Digamos que esa Iglesia, que es la Iglesia, esa Cáritas, no es el catolicismo que gusta a unos cuantos hipócritas desencantados y a unos cuantos políticos desenfrenados que, en la cumbre del fariseísmo, algunos domingos se atreven a ir a misa. Que gusta más la suntuosidad, la pomposidad, la ostentación y lo fastuoso. Que les interesa el tronío, el efectismo, la apariencia. Que son cristianos, pero no conocen a Cristo.
Digamos que el mayor peligro para el cristiano es la incoherencia.
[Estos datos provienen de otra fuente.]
int hb_create(const hb_config* cfg, int device, hb_ctx** out) {
  if (!cfg || !out || cfg->horizon_N < 1 || cfg->horizon_N > HB_MAX_HORIZON || cfg->max_batch < 1 || !(cfg->dt > 0.0) || cfg->time_horizon < 0.0) return HB_EINVAL;
  hb_ctx* ctx = new (std::nothrow) hb_ctx();
  if (!ctx) return HB_ENOMEM;
  memset(ctx, 0, sizeof(*ctx));
  ctx->cfg = *cfg;
  ctx->device = device;
  hb_default_wbc_settings(&ctx->wbc);
  if (cudaSetDevice(device) != cudaSuccess) { hb_destroy(ctx); return HB_ECUDA; }
  if (cudaStreamCreateWithFlags(&ctx->stream, cudaStreamNonBlocking) != cudaSuccess) { ctx->stream = nullptr; hb_destroy(ctx); return HB_ECUDA; }
  ctx->stream_main = ctx->stream;
  if (cudaStreamCreateWithFlags(&ctx->stream_aux, cudaStreamNonBlocking) != cudaSuccess) { ctx->stream_aux = nullptr; hb_destroy(ctx); return HB_ECUDA; }
  Model* m = new Model();
  memset(m, 0, sizeof(Model));
  for (int b = 0; b < NBODY; ++b) {
    for (int i = 0; i < 3; ++i) { m->joint_xyz[3 * b + i] = HB_JOINT_XYZ[3 * b + i]; m->com[3 * b + i] = HB_BODY_COM[3 * b + i]; }
    for (int i = 0; i < 9; ++i) m->inertia[9 * b + i] = HB_BODY_INERTIA[9 * b + i];
    m->mass[b] = HB_BODY_MASS[b];
    int code = 0;
    for (int i = 0; i < 3; ++i) if (HB_JOINT_AXIS[3 * b + i] != 0.0) code = (HB_JOINT_AXIS[3 * b + i] > 0 ? 1 : -1) * (i + 1);
    m->joint_axis[b] = code;
  }
  m->total_mass = HB_TOTAL_MASS;
  for (int i = 0; i < 12; ++i) m->contact_offset[i] = HB_CONTACT_OFFSET[i];
  for (int j = 0; j < NJ; ++j) { m->joint_lower[j] = HB_JOINT_LOWER[j]; m->joint_upper[j] = HB_JOINT_UPPER[j]; m->joint_vel_limit[j] = HB_JOINT_VEL_LIMIT[j]; m->torque_limit[j] = HB_WBC_TORQUE_LIMITS[j % 5]; }
  for (int i = 0; i < NX; ++i) m->Q[i] = HB_Q_DIAG[i];
  cudaError_t e = cudaMemcpyToSymbol(c_model, m, sizeof(Model));
  if (e == cudaSuccess) {
    double* dR = nullptr;
    e = dalloc(&dR, NU * NU);
    if (e == cudaSuccess) {
      init_input_cost_kernel<<<1, 32, 0, ctx->stream>>>(dR);
      e = cudaStreamSynchronize(ctx->stream);
      if (e == cudaSuccess) e = cudaMemcpy(m->R, dR, sizeof(double) * NU * NU, cudaMemcpyDeviceToHost);
      if (e == cudaSuccess) e = cudaMemcpyToSymbol(c_model, m, sizeof(Model));
      cudaFree(dR);
    }
  }
  if (e == cudaSuccess) {
    double tab[32 * LQ_LANE_TAB] = {};
    for (int l = 0; l < 32; ++l) {
      double* t = tab + l * LQ_LANE_TAB;
      if (l < NX) t[0] = m->Q[l];
      if (l < 12) t[1] = m->R[l * NU + l];
      if (l >= 12 && l < NU) for (int j = 0; j < NJ; ++j) t[2 + j] = m->R[l * NU + 12 + j];
      if (l < 10) { t[12] = m->joint_lower[l]; t[13] = m->joint_upper[l]; }
      else if (l < 20) { t[12] = -m->joint_vel_limit[l - 10]; t[13] = m->joint_vel_limit[l - 10]; }
    }
    e = cudaMemcpyToSymbol(g_lq_lane, tab, sizeof(tab));
  }
  delete m;
  if (e != cudaSuccess) { ctx->last_cuda = (int)e; hb_destroy(ctx); return HB_ECUDA; }
  const size_t B = cfg->max_batch, N = cfg->horizon_N;
  const int rc = reserve_group(&ctx->scratch_mem, [&](void* m) {
    size_t off = 0;
    ctx->dxt = carve<double>(m, off, B * (N + 1) * NX); ctx->dut = carve<double>(m, off, B * N * NU);
    ctx->perf = carve<double>(m, off, B * 4); ctx->flags = carve<int32_t>(m, off, B);
    ctx->xdes = carve<double>(m, off, B * NX); ctx->udes = carve<double>(m, off, B * NU);
    ctx->wstatus = carve<int32_t>(m, off, B); ctx->witers = carve<int32_t>(m, off, B); ctx->wmode = carve<int32_t>(m, off, B);
    ctx->cyc_xref = carve<double>(m, off, B * (N + 1) * NX); ctx->cyc_swing = carve<double>(m, off, B * (N + 1) * 24);
    ctx->cyc_mode = carve<int32_t>(m, off, B * (N + 1)); ctx->cyc_tk = carve<double>(m, off, B * (N + 1)); ctx->cyc_nn = carve<int32_t>(m, off, B);
    ctx->res = carve_solution(m, off, B, N);
    ctx->res_sol = carve<double>(m, off, B * NWBC); ctx->res_stance = carve<double>(m, off, B * 12);
    return off;
  });
  if (rc) { hb_destroy(ctx); return rc; }
  {
    cudaError_t fe = cudaSuccess;
    auto attr = [&](const void* fn, size_t bytes) { if (fe == cudaSuccess) fe = cudaFuncSetAttribute(fn, cudaFuncAttributeMaxDynamicSharedMemorySize, (int)bytes); };
    attr((const void*)probe_flow_map_kernel, sizeof(ProbeShared));
    attr((const void*)qp_batch_kernel, 200 * 1024);
    attr((const void*)wbc_fused_kernel, wbc_fused_doubles() * sizeof(double));
    attr((const void*)hoqp_kernel, hoqp_smem_bytes());
    attr((const void*)hwbc_fused_kernel, hwbc_fused_bytes());
    attr((const void*)lin_kernel, 4 * sizeof(LinHalf) + sizeof(ChainModel));
    attr((const void*)lq_kernel, sizeof(LqShared));
    attr((const void*)riccati_kernel, sizeof(RicShared));
    attr((const void*)forward_linesearch2_kernel, sizeof(Fw2Shared));
    attr((const void*)warm_shift_kernel, sizeof(double) * ((HB_MAX_HORIZON + 1) * NX + HB_MAX_HORIZON * NU));
    for (const void* fn : {(const void*)wbc_fused_kernel, (const void*)riccati_kernel, (const void*)lq_kernel, (const void*)hwbc_fused_kernel})
      if (fe == cudaSuccess) fe = cudaFuncSetAttribute(fn, cudaFuncAttributePreferredSharedMemoryCarveout, (int)cudaSharedmemCarveoutMaxShared);
    if (fe != cudaSuccess) { ctx->last_cuda = (int)fe; hb_destroy(ctx); return HB_ECUDA; }
  }
  *out = ctx;
  return HB_OK;
}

Y la hipocresía. Que no. Que la oposición al proyecto de los jesuítas no encaja en un colegio católico. Que no se es católico desde la tibieza. Que los inmigrantes molestan porque son pobres. Que los extranjeros ricos no provocan alergia. Que dicen estar alarmados por la delincuencia practicada por un porcentaje exiguo de extranjeros –ahí compartimos la preocupación: el singobierno-, pero se les olvida que hay más de 100.000 inmigrantes madrugando, cotizando, contribuyendo. Que nuestros abuelos han muerto con ellos al lado: sí, ahí. Que nuestros tomates salen al mercado porque hay manos morenas, negras. Que son los mejores colaboradores de los agricultores. Y de la agricultura. Que ellos también son Almería. Una Almería sin uniformidad, heterogénea, diversa.
Digamos que el rostro de los inmigrantes, de los vagabundos, de los últimos, no es un rostro cualquiera. ¿No los queréis al lado? Esa es la elección. Digamos que es el mismo rostro de Cristo.